Nor did Liszt's beneficence stop there. From afar he continued to be Wagner's good fairy. To fully appreciate Liszt's action at this time, one must keep in mind the position of the Saxon composer. To-day his fame is world-wide; we can scarcely realize that there was a time when his genius was not recognized, but at that time he was not famous at all. Those who had the slightest premonition of what the future would accord him were a mere handful of enthusiasts. Such a thing as a Wagner cult was undreamed of. He had produced three works for the stage. "Rienzi" had been a brilliant success, "The Flying Dutchman" a mere succes d'estime, "Tannhaeuser" a comparative failure. From a popular point of view he had not sustained the promise of his first work. We know now that compared with his second and third works "Rienzi" is trash, and that rarely has a composer made such wonderful forward strides in his art as did Wagner with "The Flying Dutchman" and "Tannhaeuser." But that was not the opinion when they were produced. The former, although it is now acknowledged to be an exquisitely poetic treatment of the weird legend, was voted sombre and dull, and "Tannhaeuser" was simply a puzzle. After listening to "Tannhaeuser," Schumann declared that Wagner was unmusical! Unless a person is familiar with Wagner's life, it is impossible to believe how bitter was the opposition to his theories and to his music. Does it seem possible now that he had to struggle for twenty-five years before he could secure the production of his "Ring of the Nibelung"? Yet such was the case. Then, too, he was poor, and sometimes driven to such straits that he contemplated suicide.

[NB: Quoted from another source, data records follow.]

struct Marks {
    enum Mark { PROLOGUE_BEGIN, PROLOGUE_END,
                WAIT_BEGIN, MAIN_BEGIN,
                LAYER_BEGIN, LAYER_SPLIT, LAYER_END,
                S1_BEGIN, S1_END, DECODE_END, MAIN_END,
                WALK_BEGIN, WALK_END, STITCH_BEGIN, STITCH_END,
                N_MARKS };
    Slot *sl = nullptr;
// ... 112 lines not shown
                              : areg     ? act(k_conv_mfma<0, 6, 3, true>, k_conv_mfma<1, 6, 3, true>)
                              : kst == 3 ? (bg ? act(k_conv_mfma_bg<0, 6, 3, false>, k_conv_mfma_bg<1, 6, 3, false>) : act(k_conv_mfma<0, 6, 3, false>, k_conv_mfma<1, 6, 3, false>))
                                         : (bg ? act(k_conv_mfma_bg<0, 6, 5, false>, k_conv_mfma_bg<1, 6, 5, false>) : act(k_conv_mfma<0, 6, 5, false>, k_conv_mfma<1, 6, 5, false>));
        if (fake == 1) HIPCHK(hipMemsetAsync(c.abuf[0], 0, c.act_bytes, ps));
        else if (fake != 2) hipLaunchKernelGGL(kern, grid, dim3(256), lds, ps, c.d_signal, c.mp.md, m->conv_W.as<float>(), m->conv_b.as<float>(), m->geom, c.abuf[0], tchunk, sl.d_bad.as<unsigned>());
    }
    if (c.pf.mark(Marks::PROLOGUE_END, ps)) return -1;
    c.pf.span(F_CONV, Marks::PROLOGUE_BEGIN, Marks::PROLOGUE_END);
    c.stamp("prologue enqueued at");
    if (c.pf.mark(Marks::WAIT_BEGIN, s)) return -1;
    if (e->ev_ok && ps != s) { HIPCHK(hipEventRecord(sl.pdone, ps)); HIPCHK(hipStreamWaitEvent(s, sl.pdone, 0)); }
    c.stamp("wait enqueued at");
    if (c.pf.mark(Marks::MAIN_BEGIN, s)) return -1;
    c.pf.span(F_WAIT, Marks::WAIT_BEGIN, Marks::MAIN_BEGIN); c.pf.span(F_LEAD, Marks::PROLOGUE_END, Marks::WAIT_BEGIN);
    if (tun().helper_fence && e->ev_ok && e->other(sl).pending) HIPCHK(hipStreamWaitEvent(s, e->other(sl).hdone, 0));
    return 0;
}

static int recurrent_layer(Slot &sl, Model *m, GroupRun &c, int l, int I, const float *in, float *out, int backward) {
    scrappie_hip_engine *e = c.e;
    const LaunchGroup &lg = sl.lg; const MetaPtrs &mp = c.mp;
    const hipStream_t s = c.s;
    const bool lstm = m->arch == 3;
    const int S = m->S, gates = lstm ? 4 : 3;
    const float *resid = m->arch == 1 ? in : nullptr;
    const bool f32 = !lstm && m->layer_f32[l];
    const bool one_kernel = !tun().gru_separate && (lstm ? (I == S || I == 16) && S % 32 == 0 : gru_proj_ok(I, S) && !f32);
    if (c.pf.mark(Marks::LAYER_BEGIN, s)) return -1;
#ifdef SH_EXPERIMENTS
    if (l == 0 && c.fuse_conv) {
        if (c.pf.mark(Marks::LAYER_SPLIT, s)) return -1;
        ShConvFuse cf;
        cf.sig = c.d_signal; cf.W = m->conv_W.as<float>(); cf.bias = m->conv_b.as<float>(); cf.edge = sl.d_edge.as<int>();
        cf.bad = sl.d_bad.as<unsigned>(); cf.g = m->geom;
        if (launch_gru_conv(s, (m->WL + 3) / 4, m->conv_act, out, m->iWp[l].as<unsigned>(), m->ibs[l].as<float>(), m->sWp[l].as<unsigned>(),
                            m->sW2p[l].as<unsigned>(), mp.md, 1, mp.lanes1, lg.gru1_nwg, mp.lanes, lg.gru_nwg, lg.gru_two, cf)) return -1;
    } else if (!lstm && one_kernel && use_gru32(e) && S == 96 && I == 96 && m->has32) {
        if (c.pf.mark(Marks::LAYER_SPLIT, s)) return -1;
        if (use_gru32(e) == 2 ? launch_gru_proj32x2(s, in, out, m->arch == 1, m->iWp32[l].as<unsigned>(), m->ib32[l].as<float>(), m->sWp32[l].as<unsigned>(),
                                                    m->sW2p32[l].as<unsigned>(), mp.md, backward, mp.pairs2, lg.gru32x2_nwg, lg.ntile)
                              : launch_gru_proj32(s, in, out, m->arch == 1, m->iWp32[l].as<unsigned>(), m->ib32[l].as<float>(), m->sWp32[l].as<unsigned>(),
                                                  m->sW2p32[l].as<unsigned>(), mp.md, backward, mp.pairs, lg.gru32_nwg, lg.ntile)) return -1;
    } else
#endif
    if (one_kernel) {
        if (c.pf.mark(Marks::LAYER_SPLIT, s)) return -1;
        if (lstm ? launch_lstm_proj(s, S, I, in, out, m->iWp[l].as<unsigned>(), m->ibs[l].as<float>(), m->sWp[l].as<unsigned>(), m->lp[l].as<float>(),
                                    mp.md, backward, mp.lanes1, lg.gru1_nwg)
                 : launch_gru_proj(s, S, in, out, resid, m->iWp[l].as<unsigned>(), m->ibs[l].as<float>(), m->sWp[l].as<unsigned>(), m->sW2p[l].as<unsigned>(),
                                   mp.md, backward, mp.lanes1, lg.gru1_nwg, mp.lanes, lg.gru_nwg, lg.gru_two)) return -1;
    } else {
        if (e->d_xaff.ensure((size_t)c.ncb * gates * S * 16 * 4)) return -1;
        if (launch_affine(s, I, in, e->d_xaff.as<float>(), m->iW[l].as<float>(), m->iWp[l].as<unsigned>(), m->ib[l].as<float>(), m->ibs[l].as<float>(), c.ncb, gates * S / 16, f32)) return -1;
        if (c.pf.mark(Marks::LAYER_SPLIT, s)) return -1;
        if (lstm ? launch_lstm(s, S, e->d_xaff.as<float>(), out, m->sWp[l].as<unsigned>(), m->lp[l].as<float>(), mp.md, backward, mp.lanes, lg.gru_nwg)
                 : launch_gru(s, S, e->d_xaff.as<float>(), out, resid, m->sW[l].as<float>(), m->sW2[l].as<float>(), m->sWp[l].as<unsigned>(), m->sW2p[l].as<unsigned>(),
                              mp.md, backward, lg.ntile, mp.lanes, lg.gru_nwg, f32)) return -1;
    }
    if (c.pf.mark(Marks::LAYER_END, s)) return -1;
    c.pf.span(F_AFFINE, Marks::LAYER_BEGIN, Marks::LAYER_SPLIT);
    c.pf.span(F_GRU, Marks::LAYER_SPLIT, Marks::LAYER_END);
    if (c.pf.on) {
        scrappie_hip_timing &tm = sl.timing;
        const double af = 2.0 * I * gates * S * 16.0 * (double)c.ncb, gf = 2.0 * gates * S * S * 16.0 * (double)c.ncb;
        tm.n_affine_launches++; tm.n_gru_launches++; tm.affine_flops += af; tm.gru_flops += gf;
        if (one_kernel) { tm.n_fused_launches++; tm.fused_flops += af + gf; }
    }
    if (one_kernel) c.pf.span(F_FUSED, Marks::LAYER_SPLIT, Marks::LAYER_END);
    return 0;
}

static int stage_trunk(Slot &sl, Model *m, GroupRun &c, int *top) {
    const hipStream_t s = c.s;
    const int S = m->S, F = m->F;
    float **abuf = c.abuf; *top = 0;
    if (m->arch == 2 || m->arch == 3) {
        for (int lvl = 0; lvl < 2 && lvl < c.trunk_upto; lvl++) {
            for (int dir = 0; dir < 2; dir++) if (recurrent_layer(sl, m, c, 2 * lvl + dir, lvl == 0 ? F : S, abuf[0], abuf[1 + dir], dir)) return -1;
            if (c.pf.mark(Marks::LAYER_BEGIN, s)) return -1;
            if (launch_affine2(s, S, abuf[1], abuf[2], abuf[0], m->ff2W[lvl][0].as<unsigned>(), m->ff2W[lvl][1].as<unsigned>(), m->ff2b[lvl].as<float>(), c.ncb, S / 16)) return -1;
            if (c.pf.mark(Marks::LAYER_SPLIT, s)) return -1;
            c.pf.span(F_AFFINE, Marks::LAYER_BEGIN, Marks::LAYER_SPLIT);
            if (c.pf.on) sl.timing.affine_flops += 2.0 * 2 * S * S * 16.0 * (double)c.ncb;
        }
    } else {
        for (int l = 0; l < 5 && l < c.trunk_upto; l++, *top ^= 1)
            if (recurrent_layer(sl, m, c, l, l == 0 ? F : S, abuf[*top], abuf[*top ^ 1], (l % 2 == 0) ? 1 : 0)) return -1;
    }
    HIPCHK(hipGetLastError());
    c.stamp("layers enqueued at");
    return 0;
}

template <class Grow, class Launch>
static int inject_alt(const Slot &sl, GroupRun &c, AltInput &alt, uint64_t seed, Grow grow, Launch launch) {
    const LaunchGroup &lg = sl.lg;
    std::vector<unsigned long long> aoff(lg.npad, ~0ull);
    uint64_t key = 1469598103934665603ull ^ seed;
    for (size_t i = 0; i < lg.npad; i++) {
        const int o = lg.order[i];
        if (o >= 0 && lg.rT[i] > 0) aoff[i] = alt.off[(size_t)o % alt.off.size()];
        key = (key ^ (uint64_t)(aoff[i] + 0x9e3779b97f4a7c15ull * (uint64_t)(lg.rT[i] + 1))) * 1099511628211ull;
    }
    if (alt.valid && key == alt.key) return 0;
    if (grow() || alt.d_off.ensure(lg.npad * 8)) return -1;
    HIPCHK(hipMemcpyAsync(alt.d_off.p, aoff.data(), lg.npad * 8, hipMemcpyHostToDevice, c.s));
    HIPCHK(sh_stream_wait(c.s));
    launch(dim3((unsigned)lg.ntile, (unsigned)std::min(longest_tile(lg), 1024)), alt.d_off.as<unsigned long long>());
    alt.key = key; alt.valid = true;
    return 0;
}

static int stage_decode_transducer(Slot &sl, Model *m, GroupRun &c, const float *top, bool fused, bool *stopped) {
    scrappie_hip_engine *e = c.e;
    LaunchGroup &lg = sl.lg; const MetaPtrs &mp = c.mp;
    const hipStream_t s = c.s; const scrappie_hip_params *p = c.p;
    const int S = m->S, mtiles = m->ff_mtiles;
    const long long ncb = c.ncb;
    if (e->d_sums.ensure((size_t)ncb * 16 * 4)) return -1;
    if (c.pf.mark(Marks::S1_BEGIN, s)) return -1;
    if (!fused && launch_ff(s, S, top, e->d_E.as<float>(), e->d_sums.as<float>(), m->ffWp.as<unsigned>(), m->ffbs.as<float>(),
                            ncb, mtiles, m->NS, p->tempW / p->tempb, p->tempb, e->ncu)) return -1;
    if (c.pf.mark(Marks::S1_END, s)) return -1;
    c.pf.span(F_FF, Marks::S1_BEGIN, Marks::S1_END);
    if (c.pf.on) sl.timing.ff_flops += 2.0 * S * m->NS * 16.0 * (double)ncb;
    const float *E_use = e->d_E.as<float>(), *sums_use = e->d_sums.as<float>();
    if (e->alt_prob) {
        if (inject_alt(sl, c, e->alt_prob, (uint64_t)lg.model,
                       [&] { return e->d_Ealt.ensure((size_t)ncb * mtiles * 256 * 4) || e->d_sums_alt.ensure((size_t)ncb * 16 * 4); },
                       [&](dim3 grid, const unsigned long long *off) {
                           hipLaunchKernelGGL(k_inject_prob, grid, dim3(256), 0, s, e->alt_prob.data, off, mp.md, m->NS, mtiles, e->d_Ealt.as<float>(), e->d_sums_alt.as<float>());
                       })) return -1;
        E_use = e->d_Ealt.as<float>(); sums_use = e->d_sums_alt.as<float>();
    }
    if (c.ro) { c.ro->E = E_use; c.ro->sums = sums_use; }
    if (c.stop == STOP_POST) { HIPCHK(hipGetLastError()); *stopped = true; return 0; }
    const int NH = m->NS - 1, NQ = NH / 4;
    if (e->d_tb.ensure((size_t)ncb * NQ * 16 * 4) || e->d_tbend.ensure((size_t)ncb * 16 * 4) || e->d_fstate.ensure(lg.npad * 4)) return -1;
    if (c.hp_on && sl.d_hp.ensure((size_t)std::max<long long>(lg.nhp, 1) * 5 * 4)) return -1;
    ShVitArgs va;
    va.E = E_use; va.sums = sums_use;
    va.strideT = (long long)mtiles * 256; va.strideQ = 64; va.strideB = 4;
    va.want_log = 1; va.min_prob = p->min_prob;
    va.stay_pen = p->stay_pen; va.skip_pen = p->skip_pen; va.local_pen = p->local_pen; va.use_slip = p->use_slip;
    va.tb = e->d_tb.as<unsigned>(); va.tb_end = e->d_tbend.as<int>();
    va.final_state = e->d_fstate.as<int>(); va.final_score = sl.d_fscore.as<float>();
    va.hp_side = c.hp_on ? sl.d_hp.as<float>() : nullptr; va.hp_off = mp.hp_off;
    va.dbg = nullptr;
    va.dump_final = e->dbg_dump_final ? 1 : 0;
    static StampBuf vst;
    if (tun().vit_stamp) va.dbg = vst.dev(4096 * 16 * 8);
    if (e->d_vstate.ensure(std::max<size_t>(lg.ntile, 1) * ((size_t)NH * 16 + 32) * 4) || e->d_vflag.ensure(std::max<size_t>(lg.ntile, 1) * 4)) return -1;
    HIPCHK(hipMemsetAsync(e->d_vflag.p, 0, std::max<size_t>(lg.ntile, 1) * 4, s));
    va.seg = mp.vseg;
    va.vstate = e->d_vstate.as<float>(); va.flag = e->d_vflag.as<unsigned>(); va.err = sl.d_gflag.as<unsigned>() + lg.ntile;
    if (e->ev_ok && e->other(sl).pending) HIPCHK(hipStreamWaitEvent(s, e->other(sl).done, 0));
    if (fused) {
        ShFfArgs fa;
        fa.in = top; fa.wpiece = m->ffWp.as<unsigned>(); fa.bfrag = m->ffbs.as<float>();
        fa.in_div = p->tempW / p->tempb; fa.out_div = p->tempb;
        fa.no_clamp = (m->ff_no_clamp && !e->alt_trunk) ? 1 : 0;
        va.E = nullptr; va.sums = nullptr;
        if (launch_ff_viterbi(s, fa, va, mp.md, (size_t)lg.vit_nwg, tun().fv_single || e->dbg_fv_single)) return -1;
    } else if (launch_viterbi(s, NH, va, mp.md, (size_t)lg.vit_nwg)) return -1;
    if (va.dbg) vst.dump_on(0, s, (size_t)std::max(lg.vit_nwg, 1) * 16 * 8, [&](const unsigned long long *h) {
        const int nwv = (fused && !va.use_slip && !(tun().fv_single || e->dbg_fv_single)) ? 12 : 8;
        for (int w = 0; w < nwv; w++) { const unsigned long long *d = &h[((size_t)(lg.vit_nwg / 2) * nwv + w) * 8]; fprintf(stderr, "vit stamp wave %d: phaseB %.0f bar %.0f phaseC %.0f bar %.0f cycles/block\n", w, d[0] / (double)d[4], d[1] / (double)d[4], d[2] / (double)d[4], d[3] / (double)d[4]); }
    });
    if (c.pf.mark(Marks::DECODE_END, s)) return -1;
    c.pf.span(F_DECODE, Marks::S1_END, Marks::DECODE_END);
    c.stamp("decoder enqueued at");
    c.walk_on_cs = e->ev_ok;
    if (c.walk_on_cs) { HIPCHK(hipEventRecord(sl.kdone, s)); HIPCHK(hipStreamWaitEvent(e->cstream, sl.kdone, 0)); }
    c.fold_tail = c.walk_on_cs && !tun().split_tail && !tun().host_stitch;
    if (!c.fold_tail) {
        hipStream_t bs = c.walk_on_cs ? e->cstream : s;
        if (c.pf.mark(Marks::WALK_BEGIN, bs)) return -1;
        hipLaunchKernelGGL(k_backtrace, dim3((unsigned)((lg.npad + 63) / 64)), dim3(64), 0, bs, e->d_tb.as<unsigned>(), e->d_tbend.as<int>(),
                           e->d_fstate.as<int>(), mp.md, mp.seq_off, sl.d_seq.as<int>(), (int)lg.npad, NQ, SH_SEQ_STRIDE);
        if (c.pf.mark(Marks::WALK_END, bs)) return -1;
        c.pf.span(F_BACKTRACE, Marks::WALK_BEGIN, Marks::WALK_END);
    }
    return 0;
}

When the public remained indifferent to one of his works and critics reviled it, Wagner's usual method of reply was to produce something still more advanced. Thus, when "Tannhaeuser" proved caviar to the public, and seemed to affect the critics like a red rag waved before a bull, he promptly sat down and wrote and composed "Lohengrin." But how should he, an exile, secure its production? There it lay a mute score. As he turned its pages, the notes looked out at him appealingly for a hearing. It was like a homesick child asking for its own. What did Wagner do? He wrote a few lines to Liszt. The answer was not long in coming. Liszt was already making the necessary arrangements to accede to Wagner's request and produce "Lohengrin" in Weimar, where he was musical director. Liszt's name gave great eclat to the undertaking; and through the acclaim which, with the aid of his pupils and admirers, he understood so well how to create, it attracted widespread attention, musicians from far and near in Germany coming to hear it. Of course, opinions on the work were divided, but the band of Wagner enthusiasts received accessions, and the interest in the production had been too intense not to leave an impression. The performance was, in fact, epoch-making. It raised a "Wagner question" which would not down; which kept at least his earlier works before the public; and which made him, even while still a fugitive from Germany, and an exile, a prominent figure in the musical circles of the country that refused him the right to cross its borders.
All this was done by Liszt. Next to Wagner's own genius, which would eventually have fought its way into the open, the influence that first brought Wagner some degree of recognition was Franz Liszt. His assistance to Wagner at this stage in that composer's career cannot be overestimated. He was his tonic in despair, his solace in his darkest hours. Few men appear in a nobler role than Liszt in his correspondence with Wagner during this period. Is it not marvellous that some twenty years later, at another crisis in Wagner's life, another being came to his aid and became to him as a haven of rest; and that that being should have been none other than the daughter of his earlier benefactor, Franz Liszt? Fate often is cruel and often unaccountable, but in this instance it seems to have acted the role of Cupid with an exquisite sense of what was appropriate, and to have set the crowning glory of a great woman's love upon Wagner's career.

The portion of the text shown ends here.